Cervical cancer is the leading cause of cancer-related death among women in sub-Saharan Africa (SSA) but it can be prevented by vaccination. But, due to financial and logistical obstacles, their implementation is difficult in SSA. Although current vaccines can only prevent up to 9 different genotypes, it affords cross-protection between the genotypes targeted by the vaccine and non-target genotypes. However, the effectiveness of these campaigns also depends on a better understanding of the distribution of different HPV genotypes in women with high-grade lesions. Although many studies have been conducted over the past few decades in SSA countries, their comparison is difficult because of the lack of standardization in the methodologies used in pathology and virology. Although screening by molecular testing for HPV genomic DNA is more efficient than screening by cytology, histological confirmation of cases remains the cornerstone of clinical diagnosis. However, pathology laboratories are rare in low-income countries [14]. For example, to date in Gabon, there are only four laboratories all located in the capital city and the most recent of which became operational in 2020. However, two of these laboratories located at the CHUA and the HIA OBO have biobanks that can be used to assess the prevalence of different HPV genotypes in cervical cancer according to clinical stage. However, screening based on smears associated with cytological analysis has a low coverage rate due to the insufficient infrastructures and the lack of trained personne; HPV screening covers a greater proportion of the population, but is difficult to set up due to the need fo specific infrastructures unavailable on a large scale in Gabon. The global health situation due to COVID-19 has led to a large deployment of thermal cyclers in hospitals in the capital of Gabon as well as in the provinces [15]. Thus, the implementation of molecular screening now seems possible throughout the country.
To determine the prevalence of the different HPV genotypes associated with CIN3 + in the Gabonese population according to methodologies standardized with other French-speaking African countries belonging to the COFAC-Col consortium [7], they were screened on the FFPE samples. The proportions of HPV detected were lower than those reported in studies performed on smears or biopsies in the same Gabonese population [9–11]. There are two main reasons behind this absence of HPV detection in a small proportion of cancer biopsies [16, 17]. First, the DNA extracted from FFPE samples may be partially degraded, making HPV detection more difficult for technical reasons. Second,the target region of the PCR/qPCR used may have been deleted during the process of integration of the viral genome into that of the host. A metanalysis reported viral integration of HPV into the host genome in more than 80% of cervical cancers [18]. This proportion is similar to that obtained in a recent study performed in Gabon, in which the viral genome was found integrated in 85.7% of cervical cancer cases [19].
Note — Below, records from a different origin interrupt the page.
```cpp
struct ca_pm_args {
  const float* V; unsigned int* xbits; const float* muA; const float* muB; const float* Lb; int G, C;
  ca_poly_hdr* hdr; double* part; unsigned int* bad_word; double* mirror; double seq;
// ... 87 lines not shown
      __syncthreads();
    }
    const int g0 = (grp0 + gi) * GPB;
    if (t < GPB) {
      const int g = g0 + t;
      if (g < G) {
        const double v = (double)V[g];
        int b = (int)floor((v - vlo) / delta);
        b = b < 0 ? 0 : (b >= nb ? nb - 1 : b);
        s.binof[t] = b;
        atomicOr(&s.present[b >> 5], 1u << (b & 31));
        const double dv = v - (vlo + ((double)b + 0.5) * delta);
        double p = 1.0;
#pragma unroll
        for (int k = 0; k <= R; ++k) { s.pw[t][k] = p; p = p * dv * (1.0 / (double)(k + 1)); }
        const double ma = (double)a.muA[g], mb = (double)a.muB[g];
        for (int c = 0; c < 8; ++c) {
          const double l = c < C ? (double)a.Lb[(int64_t)g * CA_CW + c] : 0.0;
          s.Mg[t][c] = ma * l; s.Mg[t][8 + c] = mb * l;
        }
      } else s.binof[t] = -1;
    }
    __syncthreads();
    const int ng = min(GPB, G - g0);
    double* mine = a.part + (int64_t)(grp0 + gi) * NB * NO;
    for (int o = t; o < NO; o += TB) {
      const int k = o >> 4, col = o & 15;
      double a0 = 0.0, a1 = 0.0, a2 = 0.0, a3 = 0.0;
      if (nb == 1) {
#pragma unroll 8
        for (int i = 0; i < ng; ++i) a0 += s.pw[i][k] * s.Mg[i][col];
      } else {
#pragma unroll 4
        for (int i = 0; i < ng; ++i) {
          const double pr = s.pw[i][k] * s.Mg[i][col];
          const int bi = s.binof[i];
          a0 += bi == 0 ? pr : 0.0; a1 += bi == 1 ? pr : 0.0; a2 += bi == 2 ? pr : 0.0; a3 += bi == 3 ? pr : 0.0;
        }
      }
      ca_pm_st<PUB>(mine + 0 * NO + o, a0);
      if (nb > 1) ca_pm_st<PUB>(mine + 1 * NO + o, a1);
      if (nb > 2) ca_pm_st<PUB>(mine + 2 * NO + o, a2);
      if (nb > 3) ca_pm_st<PUB>(mine + 3 * NO + o, a3);
      for (int b = 4; b < nb; ++b) {
        double acc = 0.0;
        if ((s.present[b >> 5] >> (b & 31)) & 1u)
          for (int i = 0; i < ng; ++i) acc += s.binof[i] == b ? s.pw[i][k] * s.Mg[i][col] : 0.0;
        ca_pm_st<PUB>(mine + (int64_t)b * NO + o, acc);
      }
    }
  }
}

template <bool DEV>
__device__ __forceinline__ void ca_pm_red_body(const double* __restrict__ part, int nblk, int64_t stride, int nout, int mode, int C, double* __restrict__ out,
                                               int wave0, int nwave) {
  const int lane = threadIdx.x & 63;
  auto ld = [&](const double* p) -> double {
    if (DEV) return __longlong_as_double((long long)__hip_atomic_load(reinterpret_cast<const unsigned long long*>(p), __ATOMIC_RELAXED, __HIP_MEMORY_SCOPE_AGENT));
    return *p;
  };
  for (int j = wave0; j < nout; j += nwave) {
    double v[8];
#pragma unroll
    for (int u = 0; u < 8; ++u) { const int blk = lane + 64 * u; v[u] = blk < nblk ? ld(part + (int64_t)blk * stride + j) : 0.0; }
    double a = 0.0;
#pragma unroll
    for (int u = 0; u < 8; ++u) a += v[u];
    for (int blk = lane + 512; blk < nblk; blk += 64) a += ld(part + (int64_t)blk * stride + j);
#pragma unroll
    for (int o = 32; o > 0; o >>= 1) a += __shfl_xor(a, o, 64);
    if (lane == 0) {
      if (mode == 1) {
        const int k = (j / C) % (CA_PL_R + 2);
        double f = 1.0;
        for (int i = 2; i <= k; ++i) f *= (double)i;
        a /= f;
      }
      out[j] = a;
    }
  }
}

template <int TB>
__device__ __forceinline__ void ca_pm_ride_block(const ca_pm_args& a, int blk, unsigned char* lds) {
  ca_pm_lds& s = *reinterpret_cast<ca_pm_lds*>(lds);
  const int t = threadIdx.x;
  if (blk < a.nmb) {
    const int grp0 = blk * a.per;
    ca_pm_B_body<TB, true>(a, grp0, min(a.per, a.ngrp - grp0), blk == 0, s);
    asm volatile("s_waitcnt vmcnt(0)" ::: "memory");
    __syncthreads();
    if (t == 0) __hip_atomic_store(a.flags + blk, a.tag, __ATOMIC_RELAXED, __HIP_MEMORY_SCOPE_AGENT);
    return;
  }
  if (t == 0) s.gave_up = 0;
  __syncthreads();
  {
    const unsigned long long t0 = __builtin_amdgcn_s_memrealtime();
    for (int i = t; i < a.nmb; i += TB) {
      while (__hip_atomic_load(a.flags + i, __ATOMIC_RELAXED, __HIP_MEMORY_SCOPE_AGENT) != a.tag) {
        if (__builtin_amdgcn_s_memrealtime() - t0 > a.timeout_ticks) {
          __hip_atomic_store(a.err, 1u, __ATOMIC_RELAXED, __HIP_MEMORY_SCOPE_SYSTEM);
          s.gave_up = 1;
          break;
        }
        __builtin_amdgcn_s_sleep(2);
      }
    }
  }
  __builtin_amdgcn_fence(__ATOMIC_ACQUIRE, "agent");
  __syncthreads();
  if (s.gave_up) return;
  const int r = blk - a.nmb;
  if (r == 0 && t == 0) *a.xbits = 0u;
  const int nb = __hip_atomic_load(&a.hdr->nb, __ATOMIC_RELAXED, __HIP_MEMORY_SCOPE_AGENT);
  ca_pm_red_body<true>(a.part, a.ngrp, (int64_t)CA_PL_NB * CA_PM_NO, nb * CA_PM_NO, 0, a.C, a.tabB, r * (TB / 64) + (t >> 6), a.nred * (TB / 64));
}
```

clonealign_amd/csrc/clonealign_hip.hip:

```cpp
#include "clonealign_hip.h"

#include <dlfcn.h>
#include <unistd.h>
#include <hip/hip_runtime.h>

#include <algorithm>
#include <cmath>
#include <cstdio>
#include <cstring>
#include <string>
#include <atomic>
#include <chrono>
#include <thread>
#include <vector>

#include "ca_kernels.hip.h"
#include "ca_poly.h"
#include "philox_host.h"

#include "ca_eng_state.inc"
#include "ca_eng_launch.inc"
#include "ca_eng_reduce.inc"
#include "ca_eng_loop.inc"
#include "ca_eng_ingest.inc"
// ... 23 lines not shown
    for (int c = 0; c < C; ++c) mx = std::max(mx, L[hidx(layout, g, c, G, C)]);
    if (mx > pp.max_copy_number) kg[g] = 0;
  }
  for (int g = 0; g < G; ++g) if (kg[g] && !(col[g] > pp.min_counts_per_gene)) kg[g] = 0;
  if (pp.remove_outlying_genes) {
    std::vector<double> gm;
    for (int g = 0; g < G; ++g) if (kg[g]) gm.push_back(col[g] / (double)N);
    if (!gm.empty()) {
      auto median = [](std::vector<double> v) {
        std::sort(v.begin(), v.end());
        const size_t n = v.size();
        return n % 2 ? v[n / 2] : 0.5 * (v[n / 2 - 1] + v[n / 2]);
      };
      const double med = median(gm);
      std::vector<double> dev(gm.size());
      for (size_t i = 0; i < gm.size(); ++i) dev[i] = std::fabs(gm[i] - med);
      const double md = 1.4826 * median(dev);
      double mean = 0.0;
      for (double v : gm) mean += v;
      mean /= (double)gm.size();
      const double thr = mean + pp.nmads * md;
      for (int g = 0; g < G; ++g) if (kg[g] && col[g] / (double)N > thr) kg[g] = 0;
    }
  }
  if (pp.remove_genes_same_copy_number && C >= 2) {
    for (int g = 0; g < G; ++g) {
      if (!kg[g]) continue;
      double m = 0.0;
      for (int c = 0; c < C; ++c) m += L[hidx(layout, g, c, G, C)];
      m /= C;
      double v = 0.0;
      for (int c = 0; c < C; ++c) { const double d = L[hidx(layout, g, c, G, C)] - m; v += d * d; }
      if (v / (C - 1) == 0.0) kg[g] = 0;
    }
  }
  PCK2(hipMemcpy(dkeep, kg.data(), (size_t)G, hipMemcpyHostToDevice));
  if (layout == CA_COL_MAJOR)
    hipLaunchKernelGGL((k_pre_rowsum_cm<ST>), dim3(cdiv(N, CA_TB)), dim3(CA_TB), 0, 0, src, dkeep, N, G, sn, sg, drow);
  else
    hipLaunchKernelGGL((k_pre_rowsum<ST>), dim3(cdiv(N, CA_TB / 64)), dim3(CA_TB), 0, 0, src, dkeep, N, G, sn, sg, drow);
  PCK2(hipGetLastError());
  std::vector<double> row((size_t)N);
  PCK2(hipMemcpy(row.data(), drow, (size_t)N * sizeof(double), hipMemcpyDeviceToHost));
  for (int64_t n = 0; n < N; ++n) keep_cell[n] = row[n] > pp.min_counts_per_cell ? 1 : 0;
  memcpy(keep_gene, kg.data(), (size_t)G);
  if (gene_sums) memcpy(gene_sums, col.data(), (size_t)G * sizeof(double));
  if (cell_sums) memcpy(cell_sums, row.data(), (size_t)N * sizeof(double));
#undef PCK2
  cleanup();
  return CA_OK;
}
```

The diversity of HPV genotypes detected in this study is lower than that obtained in other studies conducted in other SSA countries. Indeed, only six genotypes were detected: HPV16, 18, 33, 35, 45 and 58. Previous studies conducted in Gabon reported between 11 and 24 different genotypes including the six high-risk genotypes in this study [9–11]. However, these studies were based on total DNA extracted from either cervical smears or non-paraffin biopsies, in contrast to this study where only high-grade tumor tissues were specifically collected from paraffin slides. This preselection decreases the probability of finding HPV genotypes not associated with cancer or high-grade lesions. For example, high-grade CIN is primarily caused by a single HPV type [20]. The diversity observed in Gabon is also lower than that observed in Senegal (HPV16, 18, 31, 33, 35, 39, 45, 56 and 58) and Cameroon (HPV16, 18, 33, 35, 39, 45, 51, 56 and 82) in FFPE samples, where nine genotypes were detected [21, 22]. Although diversity varies among SSA countries, the two main genotypes are still HPV16 and HPV18, with more than 75% of cases in Gabon. Finally, the clinical data for cervical cancer in our study are consistent with previous studies conducted in Africa, and particularly in SSA [23, 24]. Cervical cancer in Gabon mainly affects young women under 50 years of age and a large number of cervical cancer cases is diagnosed at a late stage, with 87.3% of patients at stage II or higher.